Ein Band von 35 Kilometern Länge

Das Fauna-Flora-Habitat (FFH)-Gebiet „Oberes Temnitztal Ergänzung“ erstreckt sich als 35 Kilometer langes Band südlich von Rägelin bis zur Mündung der Temnitz in den Rhinkanal. Die Temnitz ist an vielen Stellen begradigt – kurz vor ihrer Mündung in den Rhinkanal im havelländischen Zootzen mäandert sie wieder.

Die Temnitz ist nicht nur ein seltener Lebensraum für gefährdete Arten wie die Kleine Flussmuschel. Nach Angaben des Naturschutzfonds leben dort auch Fischotter und Große Mausohren. Ende Mai können sich Interessierte zunächst über das Gebiet informieren. In der dreijährigen Planungszeit des Managementplans wird der Naturschutzfonds weitere Inforunden und Exkursionen anbieten.

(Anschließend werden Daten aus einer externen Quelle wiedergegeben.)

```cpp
int tw_attn_fwd(const void* Q, int64_t ldq, const void* K, int64_t ldk, const void* V, int64_t ldv, void* O,
                int64_t ldo, float* lse, int B, int H, int Tq, int Tk, int head_dim, int causal, float scale,
                tw_stream_t stream);
int tw_attn_bwd(const void* Q, int64_t ldq, const void* K, int64_t ldk, const void* V, int64_t ldv, const void* O,
                int64_t ldo, const void* dO, int64_t lddo, const float* lse, void* dQ, int64_t lddq, void* dK,
                int64_t lddk, void* dV, int64_t lddv, int B, int H, int Tq, int Tk, int head_dim, int causal,
                float scale, float* workspace , tw_stream_t stream);
int tw_attn_fwd_varlen(const void* Q, int64_t ldq, const void* K, int64_t ldk, const void* V, int64_t ldv, void* O,
                       int64_t ldo, float* lse, const int* offq, const int* offk, int B, int H, int Mq, int max_q, int Tk,
                       int head_dim, int causal, float scale, tw_stream_t stream);
int tw_attn_fwd_varlen_f16(const void* Q, int64_t ldq, const void* K, int64_t ldk, const void* V, int64_t ldv, void* O,
                           int64_t ldo, float* lse, const int* offq, const int* offk, int B, int H, int Mq, int max_q,
                           int Tk, int head_dim, int causal, float scale, tw_stream_t stream);
int tw_attn_bwd_varlen(const void* Q, int64_t ldq, const void* K, int64_t ldk, const void* V, int64_t ldv,
                       const void* O, int64_t ldo, const void* dO, int64_t lddo, const float* lse, void* dQ,
                       int64_t lddq, void* dK, int64_t lddk, void* dV, int64_t lddv, const int* offq, const int* offk,
// ... 111 lines not shown
int tw_gelu_bwd_f32(const float* g, const float* pre, float* out, int64_t n, tw_stream_t stream);

#define TW_GEMM_CLAMP16 128
int tw_gemm_f16(const void* A, int64_t lda, int a_trans, const void* B, int64_t ldb, int b_trans, void* C,
                int64_t ldc, int c_dtype, int M, int N, int K, int batch, int64_t sA, int64_t sB, int64_t sC,
                float alpha, const void* bias, const void* res, int64_t ldr, int64_t sR, int res_dtype, int res_mod,
                void* aux, int64_t ldaux, int64_t sAux, int flags, tw_stream_t stream);
int tw_gemv_f16(const void* x, int64_t ldx, const float* ln_w, const float* ln_b, float eps, const void* W,
                int64_t ldw, void* C, int64_t ldc, int c_dtype, int M, int N, int K, const void* bias,
                const void* res, int64_t ldr, int res_dtype, void* aux, int64_t ldaux, int flags,
                void* kv_cache, int64_t kv_sb, int64_t kv_ld, int kv_col0, const int* t_dev, tw_stream_t stream);
int tw_attn_fwd_f16(const void* Q, int64_t ldq, const void* K, int64_t ldk, const void* V, int64_t ldv, void* O,
                    int64_t ldo, float* lse, int B, int H, int Tq, int Tk, int head_dim, int causal, float scale,
                    tw_stream_t stream);
int tw_mel_to_conv_input_f16(const float* mel, void* xt, int B, int nmel, int T, tw_stream_t stream);
int tw_attn_bwd_f16(const void* Q, int64_t ldq, const void* K, int64_t ldk, const void* V, int64_t ldv, const void* O,
                    int64_t ldo, const void* dO, int64_t lddo, const float* lse, void* dQ, int64_t lddq, void* dK,
                    int64_t lddk, void* dV, int64_t lddv, int B, int H, int Tq, int Tk, int head_dim, int causal,
                    float scale, float* workspace, tw_stream_t stream);
int tw_gelu_bwd_f16(const void* g, int g_dtype, const void* pre, void* out, int64_t n, tw_stream_t stream);
int tw_cast_f32_f16(const float* src, void* dst, int64_t n, tw_stream_t stream);
int tw_add_layernorm_fwd_f16(const void* x, int x_dtype, const void* r, void* x_out, const float* w, const float* b,
                             void* y, float* mean_out, float* rstd_out, int rows, int D, float eps, tw_stream_t stream);
int tw_adamw_ex(float* p, const float* g, float* m, float* v, void* p16, int p16_dtype, int64_t n, float lr, float b1,
                float b2, float eps, float wd, int step, const float* norm, float max_norm, float inv_scale,
                tw_stream_t stream);

int tw_flac_info(const uint8_t* data, int64_t n, int64_t* info);
int tw_flac_decode(const uint8_t* data, int64_t n, int32_t* out, int64_t cap, int64_t* frames);

#ifdef __cplusplus
}
#endif
#endif
```

### taiwan-whisper_amd/csrc/layernorm.hip

```cpp
#include "common.h"

#include <algorithm>

namespace {

constexpr int WPB = 4;

template <int VEC, int MAXJ, bool ADD = false, bool RH = false>
__global__ __launch_bounds__(256) void ln_fwd_kernel(const void* __restrict__ x, int x_dtype,
                                                     const float* __restrict__ w, const float* __restrict__ b,
                                                     void* __restrict__ y, int y_dtype, float* __restrict__ mean_out,
                                                     float* __restrict__ rstd_out, int rows, int D, float eps,
                                                     const bf16* __restrict__ r = nullptr, float* x_out = nullptr) {
  const int lane = lane_id();
  const int row = blockIdx.x * WPB + (threadIdx.x >> 6);
  if (row >= rows) return;
  const int J = D / (64 * VEC);
  const int64_t base = (int64_t)row * D;
  float v[MAXJ][VEC];
  float s = 0.f;
#pragma unroll
  for (int j = 0; j < MAXJ; ++j) {
    if (j < J) {
      const int e = (j * 64 + lane) * VEC;
      if constexpr (ADD) {
        const f32x4 t = *(const f32x4*)((const float*)x + base + e);
        const bf16x4 u = *(const bf16x4*)(r + base + e);
        const f32x4 o = f32x4{t[0] + e2f<RH>(u[0]), t[1] + e2f<RH>(u[1]), t[2] + e2f<RH>(u[2]), t[3] + e2f<RH>(u[3])};
        *(f32x4*)(x_out + base + e) = o;
        v[j][0] = o[0]; v[j][1] = o[1]; v[j][2] = o[2]; v[j][3] = o[3];
      } else if (VEC == 4) {
        if (x_dtype == TW_F32) {
          f32x4 t = *(const f32x4*)((const float*)x + base + e);
          v[j][0] = t[0]; v[j][1] = t[1]; v[j][2] = t[2]; v[j][3] = t[3];
        } else if (x_dtype == TW_BF16) {
          bf16x4 t = *(const bf16x4*)((const bf16*)x + base + e);
          v[j][0] = bf2f(t[0]); v[j][1] = bf2f(t[1]); v[j][2] = bf2f(t[2]); v[j][3] = bf2f(t[3]);
        } else {
          f16x4 t = *(const f16x4*)((const f16*)x + base + e);
          v[j][0] = (float)t[0]; v[j][1] = (float)t[1]; v[j][2] = (float)t[2]; v[j][3] = (float)t[3];
        }
      } else {
        v[j][0] = ld_as_f32(x, x_dtype, base + e);
      }
#pragma unroll
      for (int q = 0; q < VEC; ++q) s += v[j][q];
    }
  }
  const float mean = wave_sum(s) / D;
  float ss = 0.f;
#pragma unroll
  for (int j = 0; j < MAXJ; ++j)
// ... 315 lines not shown
      default: hipLaunchKernelGGL((ln_fwd_bf16_kernel<5, true>), g2, block, 0, stream, xb, w, b, yb, mean_out, rstd_out,
                                  rows, D, eps, rb, xo); break;
    }
  }
  TW_CHECK_LAUNCH();
  return TW_OK;
}
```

46 Natura-2000-Gebiete in Ostprignitz-Ruppin

Natura-2000-Gebiete sollen die biologische Vielfalt in der Europäischen Union erhalten. Sie verknüpfen sich zum größten Schutzgebiet der Welt. Sie setzen sich aus Vogelschutzgebieten und den FFH-Gebieten zusammen. In Brandenburg sind derzeit mehr als 600 Natura-2000-Gebiete ausgewiesen – sie erstrecken sich über ein Viertel der Landesfläche. In Ostprignitz-Ruppin sind 46 Natura-2000-Gebiete gelistet.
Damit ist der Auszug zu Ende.